* [What you are asked to do]: Would you copy each line of the records that includes the word "lane"?

[Collected data entries]
►

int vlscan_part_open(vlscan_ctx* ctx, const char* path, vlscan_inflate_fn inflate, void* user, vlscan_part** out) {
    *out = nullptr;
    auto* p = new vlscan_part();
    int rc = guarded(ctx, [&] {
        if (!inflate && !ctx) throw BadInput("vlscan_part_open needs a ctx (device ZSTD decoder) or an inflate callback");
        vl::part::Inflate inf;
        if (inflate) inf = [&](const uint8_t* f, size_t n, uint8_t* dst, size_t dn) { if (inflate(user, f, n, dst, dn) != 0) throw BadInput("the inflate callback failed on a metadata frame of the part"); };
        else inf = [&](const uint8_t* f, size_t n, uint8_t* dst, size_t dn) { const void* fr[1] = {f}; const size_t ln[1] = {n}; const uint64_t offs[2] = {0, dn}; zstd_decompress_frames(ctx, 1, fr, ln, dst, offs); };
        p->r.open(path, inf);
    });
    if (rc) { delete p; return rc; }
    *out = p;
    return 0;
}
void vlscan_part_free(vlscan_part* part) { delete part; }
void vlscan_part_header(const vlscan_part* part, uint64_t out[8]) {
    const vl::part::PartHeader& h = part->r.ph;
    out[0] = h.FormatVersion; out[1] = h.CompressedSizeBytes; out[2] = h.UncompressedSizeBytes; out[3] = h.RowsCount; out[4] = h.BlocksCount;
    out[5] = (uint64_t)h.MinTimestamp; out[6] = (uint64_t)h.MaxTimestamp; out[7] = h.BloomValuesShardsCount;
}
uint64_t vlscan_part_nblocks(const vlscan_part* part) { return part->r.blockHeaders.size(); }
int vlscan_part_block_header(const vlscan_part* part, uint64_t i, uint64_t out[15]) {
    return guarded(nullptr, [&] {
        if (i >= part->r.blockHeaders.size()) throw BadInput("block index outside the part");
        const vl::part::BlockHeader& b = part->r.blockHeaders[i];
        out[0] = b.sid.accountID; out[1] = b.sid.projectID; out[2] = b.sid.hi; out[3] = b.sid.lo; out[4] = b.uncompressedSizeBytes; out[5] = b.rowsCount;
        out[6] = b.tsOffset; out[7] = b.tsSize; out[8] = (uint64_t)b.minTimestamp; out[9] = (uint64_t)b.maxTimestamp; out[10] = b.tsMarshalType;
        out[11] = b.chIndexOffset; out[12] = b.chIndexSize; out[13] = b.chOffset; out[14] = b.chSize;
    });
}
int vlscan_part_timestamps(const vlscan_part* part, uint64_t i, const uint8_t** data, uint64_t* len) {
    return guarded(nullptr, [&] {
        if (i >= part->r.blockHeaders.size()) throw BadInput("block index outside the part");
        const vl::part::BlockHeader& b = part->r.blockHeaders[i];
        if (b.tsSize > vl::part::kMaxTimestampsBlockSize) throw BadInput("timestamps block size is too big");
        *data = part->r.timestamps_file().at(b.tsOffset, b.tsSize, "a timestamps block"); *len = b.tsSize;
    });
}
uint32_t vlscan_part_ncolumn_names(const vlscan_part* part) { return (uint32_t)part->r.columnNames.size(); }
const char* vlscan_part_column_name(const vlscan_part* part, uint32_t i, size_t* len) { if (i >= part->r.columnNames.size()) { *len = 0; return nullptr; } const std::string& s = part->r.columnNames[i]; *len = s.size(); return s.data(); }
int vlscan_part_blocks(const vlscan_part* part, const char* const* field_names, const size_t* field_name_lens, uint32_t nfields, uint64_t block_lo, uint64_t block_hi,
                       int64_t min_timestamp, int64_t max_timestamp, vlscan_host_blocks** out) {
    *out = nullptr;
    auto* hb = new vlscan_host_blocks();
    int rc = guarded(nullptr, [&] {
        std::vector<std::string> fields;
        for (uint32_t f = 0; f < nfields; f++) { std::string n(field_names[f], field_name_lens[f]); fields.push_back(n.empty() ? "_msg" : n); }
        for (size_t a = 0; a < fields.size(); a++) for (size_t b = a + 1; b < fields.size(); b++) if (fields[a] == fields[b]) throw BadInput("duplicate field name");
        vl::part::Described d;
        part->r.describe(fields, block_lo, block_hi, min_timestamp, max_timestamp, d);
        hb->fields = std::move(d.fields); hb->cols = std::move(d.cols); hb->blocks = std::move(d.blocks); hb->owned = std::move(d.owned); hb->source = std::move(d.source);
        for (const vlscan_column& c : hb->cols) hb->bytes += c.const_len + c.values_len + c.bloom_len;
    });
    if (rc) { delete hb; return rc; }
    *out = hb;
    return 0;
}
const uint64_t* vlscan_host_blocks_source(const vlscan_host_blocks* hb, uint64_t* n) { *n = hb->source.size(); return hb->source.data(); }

◄
►

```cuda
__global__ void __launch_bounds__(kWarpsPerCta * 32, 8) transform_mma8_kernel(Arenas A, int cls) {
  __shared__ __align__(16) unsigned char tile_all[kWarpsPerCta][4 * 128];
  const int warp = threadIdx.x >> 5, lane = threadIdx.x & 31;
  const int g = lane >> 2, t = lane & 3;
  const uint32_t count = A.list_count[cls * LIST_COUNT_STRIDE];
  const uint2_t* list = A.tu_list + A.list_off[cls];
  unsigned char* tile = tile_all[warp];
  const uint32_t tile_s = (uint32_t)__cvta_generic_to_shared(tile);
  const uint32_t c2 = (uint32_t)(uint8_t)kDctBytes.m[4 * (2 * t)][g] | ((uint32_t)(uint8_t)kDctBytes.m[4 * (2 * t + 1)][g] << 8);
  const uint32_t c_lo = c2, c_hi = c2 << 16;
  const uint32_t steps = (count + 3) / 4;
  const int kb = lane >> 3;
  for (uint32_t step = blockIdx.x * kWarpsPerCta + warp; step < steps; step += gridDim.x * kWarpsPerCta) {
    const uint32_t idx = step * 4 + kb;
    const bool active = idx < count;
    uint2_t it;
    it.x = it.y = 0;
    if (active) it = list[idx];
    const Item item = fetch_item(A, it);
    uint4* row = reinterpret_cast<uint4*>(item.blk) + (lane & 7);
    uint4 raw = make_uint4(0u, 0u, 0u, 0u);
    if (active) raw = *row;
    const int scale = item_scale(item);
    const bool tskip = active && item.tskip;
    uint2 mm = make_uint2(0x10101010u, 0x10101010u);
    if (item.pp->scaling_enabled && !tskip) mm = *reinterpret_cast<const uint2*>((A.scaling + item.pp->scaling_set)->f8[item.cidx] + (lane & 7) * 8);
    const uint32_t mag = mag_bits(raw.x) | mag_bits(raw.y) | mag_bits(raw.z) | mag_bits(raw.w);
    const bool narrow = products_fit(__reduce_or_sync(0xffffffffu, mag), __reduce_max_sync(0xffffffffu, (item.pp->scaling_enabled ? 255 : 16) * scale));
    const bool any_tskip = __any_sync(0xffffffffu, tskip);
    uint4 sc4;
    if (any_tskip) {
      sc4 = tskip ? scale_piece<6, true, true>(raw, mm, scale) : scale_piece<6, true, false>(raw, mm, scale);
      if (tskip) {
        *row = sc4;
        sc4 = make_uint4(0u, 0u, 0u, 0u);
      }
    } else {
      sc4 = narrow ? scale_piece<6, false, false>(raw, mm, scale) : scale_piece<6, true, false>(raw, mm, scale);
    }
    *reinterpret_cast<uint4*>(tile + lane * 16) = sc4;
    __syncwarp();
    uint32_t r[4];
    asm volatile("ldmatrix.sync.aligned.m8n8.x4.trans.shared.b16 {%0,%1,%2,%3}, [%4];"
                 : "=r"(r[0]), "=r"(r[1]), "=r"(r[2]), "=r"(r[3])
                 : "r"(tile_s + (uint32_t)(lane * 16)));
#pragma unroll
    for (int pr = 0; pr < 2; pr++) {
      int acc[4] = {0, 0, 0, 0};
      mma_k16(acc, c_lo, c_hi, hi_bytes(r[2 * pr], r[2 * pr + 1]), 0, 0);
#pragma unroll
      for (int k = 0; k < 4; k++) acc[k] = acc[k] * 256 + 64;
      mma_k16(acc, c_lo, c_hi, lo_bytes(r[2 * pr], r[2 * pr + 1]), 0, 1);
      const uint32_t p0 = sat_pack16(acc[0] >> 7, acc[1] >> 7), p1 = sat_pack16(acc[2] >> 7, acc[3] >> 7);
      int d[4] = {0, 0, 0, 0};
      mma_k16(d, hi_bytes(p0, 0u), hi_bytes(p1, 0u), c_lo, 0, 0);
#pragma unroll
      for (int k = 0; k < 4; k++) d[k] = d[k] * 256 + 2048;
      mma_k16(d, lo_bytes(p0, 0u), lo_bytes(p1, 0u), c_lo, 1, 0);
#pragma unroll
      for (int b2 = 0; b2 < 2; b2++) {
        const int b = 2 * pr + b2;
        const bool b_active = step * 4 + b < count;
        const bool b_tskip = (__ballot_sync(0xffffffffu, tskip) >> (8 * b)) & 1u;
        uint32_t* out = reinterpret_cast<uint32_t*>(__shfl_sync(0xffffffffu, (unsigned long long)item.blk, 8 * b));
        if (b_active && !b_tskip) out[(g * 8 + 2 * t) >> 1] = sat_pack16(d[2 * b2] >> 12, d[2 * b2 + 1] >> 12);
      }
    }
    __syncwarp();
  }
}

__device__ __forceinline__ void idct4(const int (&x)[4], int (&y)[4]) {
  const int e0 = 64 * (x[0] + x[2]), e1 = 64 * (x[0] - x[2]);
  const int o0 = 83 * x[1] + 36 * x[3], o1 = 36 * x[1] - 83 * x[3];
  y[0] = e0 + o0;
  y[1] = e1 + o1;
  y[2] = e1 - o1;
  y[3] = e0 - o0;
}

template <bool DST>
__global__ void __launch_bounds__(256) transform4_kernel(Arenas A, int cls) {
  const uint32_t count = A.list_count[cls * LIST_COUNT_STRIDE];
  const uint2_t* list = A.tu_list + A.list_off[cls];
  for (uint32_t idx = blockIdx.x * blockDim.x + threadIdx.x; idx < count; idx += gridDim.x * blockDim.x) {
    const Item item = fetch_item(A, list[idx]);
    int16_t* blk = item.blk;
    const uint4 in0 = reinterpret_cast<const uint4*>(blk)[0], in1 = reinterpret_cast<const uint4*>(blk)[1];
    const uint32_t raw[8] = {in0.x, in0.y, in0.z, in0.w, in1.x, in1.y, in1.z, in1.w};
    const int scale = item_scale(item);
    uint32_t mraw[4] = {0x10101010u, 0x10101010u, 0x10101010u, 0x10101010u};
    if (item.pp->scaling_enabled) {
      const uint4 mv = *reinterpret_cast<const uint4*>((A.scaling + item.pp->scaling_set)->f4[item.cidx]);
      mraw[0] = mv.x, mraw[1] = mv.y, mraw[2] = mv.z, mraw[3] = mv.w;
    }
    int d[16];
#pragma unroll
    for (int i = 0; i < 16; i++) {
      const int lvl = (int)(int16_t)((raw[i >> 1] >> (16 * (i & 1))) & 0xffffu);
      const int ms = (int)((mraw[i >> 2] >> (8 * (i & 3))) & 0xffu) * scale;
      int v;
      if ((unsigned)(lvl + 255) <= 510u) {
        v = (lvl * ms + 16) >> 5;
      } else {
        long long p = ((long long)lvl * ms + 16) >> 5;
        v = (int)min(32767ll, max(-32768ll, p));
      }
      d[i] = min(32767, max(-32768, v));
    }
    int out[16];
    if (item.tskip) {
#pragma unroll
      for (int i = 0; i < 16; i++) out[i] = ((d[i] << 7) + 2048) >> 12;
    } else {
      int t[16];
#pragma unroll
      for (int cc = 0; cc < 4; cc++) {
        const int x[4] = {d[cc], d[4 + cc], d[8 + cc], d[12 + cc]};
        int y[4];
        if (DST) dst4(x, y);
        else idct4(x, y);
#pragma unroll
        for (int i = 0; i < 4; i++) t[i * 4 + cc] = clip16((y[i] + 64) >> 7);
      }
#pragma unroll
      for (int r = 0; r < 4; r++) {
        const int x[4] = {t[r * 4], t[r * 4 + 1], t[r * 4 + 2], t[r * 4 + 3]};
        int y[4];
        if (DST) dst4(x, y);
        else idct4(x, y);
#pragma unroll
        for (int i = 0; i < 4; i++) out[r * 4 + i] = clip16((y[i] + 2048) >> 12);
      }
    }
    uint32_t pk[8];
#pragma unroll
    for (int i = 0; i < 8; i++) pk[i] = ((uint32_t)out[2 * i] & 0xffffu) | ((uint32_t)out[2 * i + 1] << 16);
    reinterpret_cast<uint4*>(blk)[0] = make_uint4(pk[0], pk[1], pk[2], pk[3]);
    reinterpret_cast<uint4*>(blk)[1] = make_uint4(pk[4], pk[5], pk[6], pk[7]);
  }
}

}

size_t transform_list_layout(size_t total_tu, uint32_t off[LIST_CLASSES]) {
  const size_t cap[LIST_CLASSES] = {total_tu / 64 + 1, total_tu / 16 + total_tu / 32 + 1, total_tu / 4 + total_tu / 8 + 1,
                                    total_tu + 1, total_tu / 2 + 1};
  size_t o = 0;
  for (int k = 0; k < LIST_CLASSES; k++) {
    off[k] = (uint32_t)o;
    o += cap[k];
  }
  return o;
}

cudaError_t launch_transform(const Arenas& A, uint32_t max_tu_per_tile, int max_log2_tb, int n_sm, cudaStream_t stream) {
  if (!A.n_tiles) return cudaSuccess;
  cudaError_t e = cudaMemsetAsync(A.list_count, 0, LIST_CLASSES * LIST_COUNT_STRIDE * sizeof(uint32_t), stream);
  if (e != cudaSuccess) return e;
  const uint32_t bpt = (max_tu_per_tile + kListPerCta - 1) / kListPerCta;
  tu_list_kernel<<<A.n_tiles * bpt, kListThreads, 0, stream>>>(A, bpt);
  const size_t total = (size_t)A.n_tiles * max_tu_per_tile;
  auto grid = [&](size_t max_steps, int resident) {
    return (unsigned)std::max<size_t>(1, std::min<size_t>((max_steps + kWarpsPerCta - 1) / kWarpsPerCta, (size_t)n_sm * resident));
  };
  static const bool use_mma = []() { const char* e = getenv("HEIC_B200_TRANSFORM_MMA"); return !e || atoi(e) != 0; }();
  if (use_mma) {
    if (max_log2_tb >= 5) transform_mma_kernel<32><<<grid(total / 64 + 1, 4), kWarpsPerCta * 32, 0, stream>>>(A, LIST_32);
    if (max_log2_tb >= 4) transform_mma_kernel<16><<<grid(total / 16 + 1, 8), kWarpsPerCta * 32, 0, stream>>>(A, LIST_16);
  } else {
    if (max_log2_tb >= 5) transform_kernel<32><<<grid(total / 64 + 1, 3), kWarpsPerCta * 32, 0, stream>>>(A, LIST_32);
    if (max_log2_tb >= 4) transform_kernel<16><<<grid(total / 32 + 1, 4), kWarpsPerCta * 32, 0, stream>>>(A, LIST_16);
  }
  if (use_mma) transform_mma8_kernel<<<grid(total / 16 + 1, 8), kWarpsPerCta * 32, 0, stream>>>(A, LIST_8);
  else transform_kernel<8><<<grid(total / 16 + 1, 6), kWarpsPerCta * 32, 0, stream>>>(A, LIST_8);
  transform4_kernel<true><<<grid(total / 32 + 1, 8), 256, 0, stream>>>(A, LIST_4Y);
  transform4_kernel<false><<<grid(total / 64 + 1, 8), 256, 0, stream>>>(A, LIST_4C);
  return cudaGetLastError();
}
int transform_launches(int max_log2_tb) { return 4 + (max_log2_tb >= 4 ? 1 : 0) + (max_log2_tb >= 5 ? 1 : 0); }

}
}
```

◄

* [Solution]:
  const int warp = threadIdx.x >> 5, lane = threadIdx.x & 31;
  const int g = lane >> 2, t = lane & 3;
  const int kb = lane >> 3;
    uint4* row = reinterpret_cast<uint4*>(item.blk) + (lane & 7);
    if (item.pp->scaling_enabled && !tskip) mm = *reinterpret_cast<const uint2*>((A.scaling + item.pp->scaling_set)->f8[item.cidx] + (lane & 7) * 8);
    *reinterpret_cast<uint4*>(tile + lane * 16) = sc4;
                 : "r"(tile_s + (uint32_t)(lane * 16)));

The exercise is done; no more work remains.